An enhanced POSTA based on Nelder-Mead simplex search and quadratic interpolation
Tianyu Liu
TL;DR
This paper addresses the slow convergence and limited accuracy of the parameter-optimal state transition algorithm (POSTA) by leveraging richer historical information through two techniques: Nelder-Mead (NM) simplex search and quadratic interpolation (QI). The authors introduce NM-POSTA, which stores historical solutions in an NM simplex of capacity $D+1$ vertices and uses NM transformations to exploit history, augmented by a collection strategy governed by an update rate $UR$; QI is reserved for the later search stages to refine solutions using three historical points.
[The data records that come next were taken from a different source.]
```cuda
template <class N, int RX, int RH1, int RH2, int RD1, int RD2, int RDM, int LD, bool PACKED = false, int TILE = 128>
struct TileGram {
  static constexpr int O = N::O, H = 32, A = N::A;
  static_assert(TILE == 128 || TILE == 64, "128- or 64-sample stages");
  static constexpr int WC = TILE == 128 ? 4 : 2;
  static constexpr int CS = 32 / WC;
  static constexpr int OQ = (O + 3) / 4;
  static_assert(N::H1 == 32 && N::H2 == 32 && A <= 6, "32-wide layers, act_dim <= 6");
  static constexpr int NS = A <= 3 ? 1 : 2;
  static constexpr int JDB = A <= 3 ? 3 : A;
  double accW1[4][WC];
  double accB[OQ + 1];
  double accA, accA1;
  double accT;
  float pA[NS][2], pT, pB[OQ + 1];

  __device__ __forceinline__ static void w1_tile_of(int tid, int& ti, int& tj, int& kh) {
    if constexpr (TILE == 128) {
      ti = (tid & 63) >> 3;
      tj = tid & 7;
      kh = tid >> 6;
    } else {
      ti = tid & 7;
      tj = tid >> 3;
      kh = 0;
    }
  }

  __device__ __forceinline__ void zero_partials() {
#pragma unroll
    for (int s = 0; s < NS; ++s) pA[s][0] = pA[s][1] = 0.f;
    pT = 0.f;
#pragma unroll
    for (int i = 0; i <= OQ; ++i) pB[i] = 0.f;
  }

  __device__ __forceinline__ void init() {
#pragma unroll
    for (int r = 0; r < 4; ++r)
#pragma unroll
      for (int c = 0; c < WC; ++c) accW1[r][c] = 0.0;
#pragma unroll
    for (int k = 0; k <= OQ; ++k) accB[k] = 0.0;
    accA = 0.0;
    accA1 = 0.0;
    accT = 0.0;
    zero_partials();
  }

  __device__ __forceinline__ void accumulate_a(const float* stage, int tid) {
    part_a(stage, tid);
    fold_a(tid);
  }
  __device__ __forceinline__ void accumulate_b(const float* stage, int tid) {
    part_b<LD>(stage, stage + RX * LD, tid);
    fold_b();
  }

  __device__ __forceinline__ void part_a(const float* stage, int tid) {
    int ti, tj, kh;
    w1_tile_of(tid, ti, tj, kh);
    const float* U = stage + (RH1 + ti) * LD + kh * 64;
    const float* V = stage + (RD2 + tj) * LD + kh * 64;
    if constexpr (PACKED) {
      float2 acc[4][WC];
#pragma unroll
      for (int r = 0; r < 4; ++r)
#pragma unroll
        for (int c = 0; c < WC; ++c) acc[r][c] = make_float2(0.f, 0.f);
#pragma unroll 2
      for (int k = 0; k < 64; k += 4) {
        float4 u[4], v[WC];
#pragma unroll
        for (int r = 0; r < 4; ++r) u[r] = *reinterpret_cast<const float4*>(U + r * 8 * LD + k);
#pragma unroll
        for (int c = 0; c < WC; ++c) v[c] = *reinterpret_cast<const float4*>(V + c * CS * LD + k);
#pragma unroll
        for (int r = 0; r < 4; ++r)
#pragma unroll
          for (int c = 0; c < WC; ++c) gram_fma4(u[r], v[c], acc[r][c]);
      }
#pragma unroll
      for (int r = 0; r < 4; ++r)
#pragma unroll
        for (int c = 0; c < WC; ++c) accW1[r][c] += (double)(acc[r][c].x + acc[r][c].y);
    } else {
      float acc[4][WC];
#pragma unroll
      for (int r = 0; r < 4; ++r)
#pragma unroll
        for (int c = 0; c < WC; ++c) acc[r][c] = 0.f;
#pragma unroll 4
      for (int k = 0; k < 64; k += 4) {
        float4 u[4], v[WC];
#pragma unroll
        for (int r = 0; r < 4; ++r) u[r] = *reinterpret_cast<const float4*>(U + r * 8 * LD + k);
#pragma unroll
        for (int c = 0; c < WC; ++c) v[c] = *reinterpret_cast<const float4*>(V + c * CS * LD + k);
#pragma unroll
        for (int r = 0; r < 4; ++r)
#pragma unroll
          for (int c = 0; c < WC; ++c) {
            acc[r][c] = fmaf(u[r].x, v[c].x, acc[r][c]);
            acc[r][c] = fmaf(u[r].y, v[c].y, acc[r][c]);
            acc[r][c] = fmaf(u[r].z, v[c].z, acc[r][c]);
            acc[r][c] = fmaf(u[r].w, v[c].w, acc[r][c]);
          }
      }
#pragma unroll
      for (int r = 0; r < 4; ++r)
#pragma unroll
        for (int c = 0; c < WC; ++c) accW1[r][c] += (double)acc[r][c];
    }
    const int lane = tid & 31, wq = tid >> 5;
#pragma unroll
    for (int s = 0; s < NS; ++s) {
    const int j = wq + 4 * s;
    if (j < A) {
      const float* Hh = stage + (RH2 + lane) * LD;
      const float* M = stage + (RDM + j) * LD;
      float s0 = pA[s][0], s1 = pA[s][1];
#pragma unroll 4
      for (int k = 0; k < TILE; k += 4) {
        const float4 hv = *reinterpret_cast<const float4*>(Hh + k);
        const float4 m = *reinterpret_cast<const float4*>(M + k);
        s0 = fmaf(hv.x, m.x, s0); s1 = fmaf(hv.y, m.y, s1);
        s0 = fmaf(hv.z, m.z, s0); s1 = fmaf(hv.w, m.w, s1);
      }
      pA[s][0] = s0;
      pA[s][1] = s1;
    } else if (j == JDB) {
      const float* Dr = stage + (RD2 + lane) * LD;
      float s0 = pA[s][0];
#pragma unroll 4
      for (int k = 0; k < TILE; k += 4) {
        const float4 d = *reinterpret_cast<const float4*>(Dr + k);
        s0 += (d.x + d.y) + (d.z + d.w);
      }
      pA[s][0] = s0;
    }
    }
    if (tid < 2 * A) {
      const float* Dr = stage + (RDM + tid) * LD;
      float s0 = pT;
#pragma unroll 4
      for (int k = 0; k < TILE; k += 4) {
        const float4 d = *reinterpret_cast<const float4*>(Dr + k);
        s0 += (d.x + d.y) + (d.z + d.w);
      }
      pT = s0;
    }
  }

  __device__ __forceinline__ void fold_a(int tid) {
    const int wq = tid >> 5;
#pragma unroll
    for (int s = 0; s < NS; ++s) {
      const int j = wq + 4 * s;
      double& acc = s == 0 ? accA : accA1;
      if (j < A) acc += (double)(pA[s][0] + pA[s][1]);
      else if (j == JDB) acc += (double)pA[s][0];
      pA[s][0] = pA[s][1] = 0.f;
    }
    if (tid < 2 * A) accT += (double)pT;
    pT = 0.f;
  }

  template <int XLD>
  __device__ __forceinline__ void part_b(const float* stage, const float* X, int tid) {
    const int lane = tid & 31, wq = tid >> 5;
    const float* Dr = stage + (RD1 + lane) * LD;
    float sa[OQ + 1];
#pragma unroll
    for (int i = 0; i <= OQ; ++i) sa[i] = pB[i];
#pragma unroll 4
    for (int k = 0; k < TILE; k += 4) {
      const float4 d = *reinterpret_cast<const float4*>(Dr + k);
#pragma unroll
      for (int i = 0; i < OQ; ++i) {
        const int o = wq + 4 * i;
        if (o < O) {
          const float4 xv = *reinterpret_cast<const float4*>(X + o * XLD + k);
          sa[i] = fmaf(xv.x, d.x, sa[i]); sa[i] = fmaf(xv.y, d.y, sa[i]);
          sa[i] = fmaf(xv.z, d.z, sa[i]); sa[i] = fmaf(xv.w, d.w, sa[i]);
        }
      }
      if (wq == 3) sa[OQ] += (d.x + d.y) + (d.z + d.w);
    }
#pragma unroll
    for (int i = 0; i <= OQ; ++i) pB[i] = sa[i];
  }

  __device__ __forceinline__ void fold_b() {
#pragma unroll
    for (int i = 0; i <= OQ; ++i) {
      accB[i] += (double)pB[i];
      pB[i] = 0.f;
    }
  }

  __device__ __forceinline__ void write(double* out, double* scr, int tid) {
    write(out, scr, tid, [] { __syncthreads(); });
  }
  template <class Sync>
  __device__ __forceinline__ void write(double* out, double* scr, int tid, Sync sync) {
    int ti, tj, kh;
    w1_tile_of(tid, ti, tj, kh);
    if constexpr (TILE == 128) {
      const int w1_tile = tid & 63;
#pragma unroll
      for (int r = 0; r < 4; ++r)
#pragma unroll
        for (int c = 0; c < 4; ++c) scr[(kh * 64 + w1_tile) * 16 + r * 4 + c] = accW1[r][c];
      sync();
      if (tid < 64) {
#pragma unroll
        for (int r = 0; r < 4; ++r)
#pragma unroll
          for (int c = 0; c < 4; ++c)
            out[N::oW1 + (ti + 8 * r) * H + (tj + 8 * c)] = scr[w1_tile * 16 + r * 4 + c] + scr[(64 + w1_tile) * 16 + r * 4 + c];
      }
    } else {
#pragma unroll
      for (int r = 0; r < 4; ++r)
#pragma unroll
        for (int c = 0; c < WC; ++c) out[N::oW1 + (ti + 8 * r) * H + (tj + CS * c)] = accW1[r][c];
    }
    const int lane = tid & 31, wq = tid >> 5;
#pragma unroll
    for (int i = 0; i < OQ; ++i) {
      const int o = wq + 4 * i;
      if (o < O) out[N::oW0 + o * H + lane] = accB[i];
    }
    if constexpr (A <= 3) {
      if (wq == 3) {
        out[N::ob0 + lane] = accB[OQ];
        out[N::ob1 + lane] = accA;
      } else if (wq < A) {
        out[N::oWo + lane * A + wq] = accA;
      }
    } else {
      if (wq == 3) out[N::ob0 + lane] = accB[OQ];
#pragma unroll
      for (int s = 0; s < NS; ++s) {
        const int j = wq + 4 * s;
        const double acc = s == 0 ? accA : accA1;
        if (j == JDB) out[N::ob1 + lane] = acc;
        else if (j < A) out[N::oWo + lane * A + j] = acc;
      }
    }
    if (tid < 2 * A) out[N::obo + tid] = accT;
  }
};

}
```
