# marcin-ochman/modular-slam

Measured on AMD Instinct MI355X. Metric: ORB keypoints extracted+matched /sec, 640×480 RGB-D, 1/2/4/8 GPU; HBM GB/s vs roofline, higher is better.
Workload: dtype u8

## Files before the change

modular-slam_amd/csrc/api.hip:

```cpp
#include "context.hpp"

#include <cfloat>
#include <climits>
#include <cmath>
#include <cstdio>
#include <cstring>
#include <cstdlib>
#include <algorithm>

using namespace mslam;

static thread_local std::string g_create_error;

#define ENTER(c)                                                                                                       \
    do                                                                                                                 \
    {                                                                                                                  \
        if(!(c))                                                                                                       \
            return MSLAM_HIP_E_INVALID;                                                                                \
        MSLAM_CHK(c, hipSetDevice((c)->p.device));                                                                     \
    } while(0)

static inline int cv_round_f(float v) { return (int)lrintf(v); }
static inline int cv_floor_f(float v)
{
    int i = (int)v;
    return i - (i > v);
}
static inline uint32_t sat_coef(float v)
{
    int iv = cv_round_f(v);
    iv = iv < SHRT_MIN ? SHRT_MIN : iv > SHRT_MAX ? SHRT_MAX : iv;
    return (uint32_t)(iv & 0xFFFF);
}

static void resize_table(int ssize, int dsize, bool clamp, std::vector<int32_t>& ofs, std::vector<uint32_t>& coef)
{
    const double inv_scale = (double)dsize / ssize;
    const double scale = 1. / inv_scale;
    for(int d = 0; d < dsize; ++d)
    {
        float f = (float)((d + 0.5) * scale - 0.5);
        int s = cv_floor_f(f);
        f -= s;
        if(clamp)
        {
            if(s < 0)
                f = 0, s = 0;
            if(s >= ssize - 1)
                f = 0, s = ssize - 1;
        }
        ofs.push_back(s);
        coef.push_back(sat_coef((1.f - f) * 2048) | (sat_coef(f * 2048) << 16));
    }
}

static void gaussian_taps_fixed(int taps[7])
{
    const int n = 7, n2 = 3;
    const double sigma = 2.0, scale2x = -0.125 / (sigma * sigma);
    double values[3], sum = 0;
    for(int i = 0, x = 1 - n; i < n2; ++i, x += 2)
    {
        values[i] = std::exp((double)(x * x) * scale2x);
        sum += values[i];
    }
    sum = sum * 2 + 1;
    const double mul1 = 1.0 / sum;
    double err = 0;
    long total = 0;
    for(int i = 0; i < n2; ++i)
    {
        const double adj = values[i] * mul1 * 256.0 + err;
        const long v0 = lrint(adj);
        err = adj - (double)v0;
        taps[i] = taps[n - 1 - i] = (int)v0;
        total += 2 * v0;
    }
    taps[n2] = (int)(256 - total);
}

static bool umax_table(int* out16)
{
    static const int expect[16] = {15, 15, 15, 15, 14, 14, 14, 13, 13, 12, 11, 10, 9, 8, 6, 3};
    int u[17] = {0};
    const int hp = 15;
    const unsigned vmax = (unsigned)std::floor(hp * std::sqrt(2.0) / 2 + 1);
    const unsigned vmin = (unsigned)std::ceil(hp * std::sqrt(2.0) / 2);
    for(unsigned v = 0; v <= vmax; ++v)
        u[v] = (int)std::round(std::sqrt((double)(hp * hp) - (double)(v * v)));
    for(unsigned v = hp, v0 = 0; vmin <= v; --v)
    {
        while(u[v0] == u[v0 + 1])
            ++v0;
        u[v] = (int)v0;
        ++v0;
    }
    std::memcpy(out16, u, sizeof(expect));
    return std::memcmp(u, expect, sizeof(expect)) == 0;
}

static void build_orient_weights(const int* umax, uint32_t* w )
{
    std::memset(w, 0, 2 * 256 * sizeof(uint32_t));
    for(int t = 0; t < 31 * 8; ++t)
    {
        const int v = t / 8 - 15, c = t % 8;
        for(int j = 0; j < 4; ++j)
        {
            const int u = -15 + 4 * c + j;
            const int au = u < 0 ? -u : u, av = v < 0 ? -v : v;
            if(au <= 15 && au <= umax[av])
            {
                w[t] |= (uint32_t)(uint8_t)(int8_t)u << (8 * j);
                w[256 + t] |= (uint32_t)(uint8_t)(int8_t)v << (8 * j);
            }
        }
    }
}

static int build_geometry(mslam_hip_ctx* c)
{
    const mslam_hip_params& p = c->p;
    Geometry& g = c->geom;
    g.n_levels = p.n_levels;
    g.W = p.width;
    g.H = p.height;
    g.blur_tiled = 0;
    float scale[kMaxLevels];
    scale[0] = 1.0f;
    for(int l = 1; l < p.n_levels; ++l)
        scale[l] = p.scale_factor * scale[l - 1];
    unsigned offset = 0;
    c->cells.clear();
    for(int l = 0; l < p.n_levels; ++l)
    {
        LevelGeom& lv = g.lv[l];
        const double s = scale[l];
        lv.w = l == 0 ? p.width : (int)std::round(p.width * 1.0 / s);
        lv.h = l == 0 ? p.height : (int)std::round(p.height * 1.0 / s);
        lv.scale = scale[l];
        if(lv.w <= 2 * kBorder + kOverlap || lv.h <= 2 * kBorder + kOverlap)
            return fail(c, MSLAM_HIP_E_INVALID,
                        "pyramid level " + std::to_string(l) + " is smaller than the 19-px border + one cell");
        if(lv.w > 4095 + kBorder || lv.h > 4095 + kBorder)
            return fail(c, MSLAM_HIP_E_INVALID, "frames larger than 4096 px per side are not supported");
        lv.pitch = (lv.w + kTileW - 1) & ~(kTileW - 1);
        lv.offset = (int)offset;
        offset += ((unsigned)lv.pitch * ((lv.h + kTileH - 1) & ~(kTileH - 1)) + 255u) & ~255u;
        lv.bw = lv.w - 2 * kBorder;
        lv.bh = lv.h - 2 * kBorder;

        const unsigned min_b = kBorder, max_bx = lv.w - kBorder, max_by = lv.h - kBorder;
        const unsigned num_cols = (max_bx - min_b) / kCell + 1, num_rows = (max_by - min_b) / kCell + 1;
        lv.cell_base = (int)c->cells.size();
        for(unsigned i = 0; i < num_rows; ++i)
        {
            const unsigned min_y = min_b + i * kCell;
            if(max_by - kOverlap <= min_y)
                continue;
            unsigned max_y = min_y + kCell + kOverlap;
            if(max_by < max_y)
                max_y = max_by;
            for(unsigned j = 0; j < num_cols; ++j)
            {
                const unsigned min_x = min_b + j * kCell;
                if(max_bx - kOverlap <= min_x)
                    continue;
                unsigned max_x = min_x + kCell + kOverlap;
                if(max_bx < max_x)
                    max_x = max_bx;
                CellDesc cd{};
                cd.level = (int16_t)l;
                cd.cw = (int16_t)(max_x - min_x);
                cd.ch = (int16_t)(max_y - min_y);
                cd.x0 = (int16_t)min_x;
                cd.y0 = (int16_t)min_y;
                cd.ox = (int16_t)(j * kCell);
                cd.oy = (int16_t)(i * kCell);
                c->cells.push_back(cd);
            }
        }
        lv.n_cells = (int)c->cells.size() - lv.cell_base;
        if(lv.n_cells > 2048)
            return fail(c, MSLAM_HIP_E_INVALID, "more than 2048 FAST cells on one level");

        lv.bsx = (lv.w + 3) / 4;

        const int min_x = kBorder, max_x = lv.w - kBorder, min_y = kBorder, max_y = lv.h - kBorder;
        const double ratio = (double)(max_x - min_x) / (max_y - min_y);
        if(ratio > 1)
        {
            lv.nxg = (int)std::round(ratio);
            lv.nyg = 1;
            lv.delta_x = (double)(max_x - min_x) / lv.nxg;
            lv.delta_y = max_y - min_y;
        }
        else
        {
            lv.nxg = 1;
            lv.nyg = (int)std::round(1 / ratio);
            lv.delta_x = max_x - min_y;
            lv.delta_y = (double)(max_y - min_y) / lv.nyg;
        }
        if(lv.nxg * lv.nyg > 64)
            return fail(c, MSLAM_HIP_E_INVALID, "aspect ratio beyond 64:1 is not supported");
    }
    g.slab = offset + 256;
    g.n_cells = (int)c->cells.size();
    return MSLAM_HIP_OK;
}

static int build_geometry_cv(mslam_hip_ctx* c)
{
    const mslam_hip_params& p = c->p;
    Geometry& g = c->geom;
    g.n_levels = p.n_levels;
    g.W = p.width;
    g.H = p.height;
    g.blur_tiled = 0;
    const double sf = (double)p.scale_factor;
    unsigned offset = 0;
    c->cells.clear();
    for(int l = 0; l < p.n_levels; ++l)
    {
        LevelGeom& lv = g.lv[l];
        lv = LevelGeom{};
        lv.scale = (float)std::pow(sf, (double)l);
        const float inv = 1.0f / lv.scale;
        lv.w = cv_round_f((float)p.width * inv);
        lv.h = cv_round_f((float)p.height * inv);
        if(lv.w < 16 || lv.h < 16)
            return fail(c, MSLAM_HIP_E_INVALID, "pyramid level " + std::to_string(l) + " is smaller than 16 px");
        if(lv.w > 4095 || lv.h > 4095)
            return fail(c, MSLAM_HIP_E_INVALID, "frames larger than 4095 px per side are not supported");
        lv.pitch = (lv.w + kTileW - 1) & ~(kTileW - 1);
        lv.offset = (int)offset;
        offset += ((unsigned)lv.pitch * ((lv.h + kTileH - 1) & ~(kTileH - 1)) + 255u) & ~255u;
        lv.bw = lv.w - 2 * kBorder;
        lv.bh = lv.h - 2 * kBorder;
        lv.bsx = (lv.w + 3) / 4;
    }
    g.slab = offset + 256;
    g.n_cells = 0;
    const float factor = (float)(1.0 / sf);
    float desired = (float)p.n_features * (1 - factor) / (1 - (float)std::pow((double)factor, (double)p.n_levels));
    int sum = 0;
    for(int l = 0; l < p.n_levels - 1; ++l)
    {
        c->cv_quota[l] = cv_round_f(desired);
        sum += c->cv_quota[l];
        desired *= factor;
    }
    c->cv_quota[p.n_levels - 1] = std::max(p.n_features - sum, 0);
    return MSLAM_HIP_OK;
}
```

Building on this, NMQI-POSTA combines NM-driven exploration with QI-driven exploitation in an eagle-strategy framework, while QI-POSTA serves as a baseline that uses QI without NM. Empirical results on 14 benchmark functions across $D=20,30,50$ demonstrate faster convergence and improved robustness compared with other metaheuristics such as ABC, SaDE, GWO, and CLPSO, validating the effectiveness of integrating NM simplex search and QI into POSTA. The work suggests a practical approach to leveraging historical information in metaheuristics and outlines directions for refining history collection and extending the method to other algorithms.
Abstract
State transition algorithm (STA) is a metaheuristic method for global optimization. Recently, a modified STA named parameter optimal state transition algorithm (POSTA) is proposed. In POSTA, the performance of expansion operator, rotation operator and axesion operator is optimized through a parameter selection mechanism. But due to the insufficient utilization of historical information, POSTA still suffers from slow convergence speed and low solution accuracy on specific problems. To make better use of the historical information, Nelder-Mead (NM) simplex search and quadratic interpolation (QI) are integrated into POSTA. The enhanced POSTA is tested against 14 benchmark functions with 20-D, 30-D and 50-D space. An experimental comparison with several competitive metaheuristic methods demonstrates the effectiveness of the proposed method.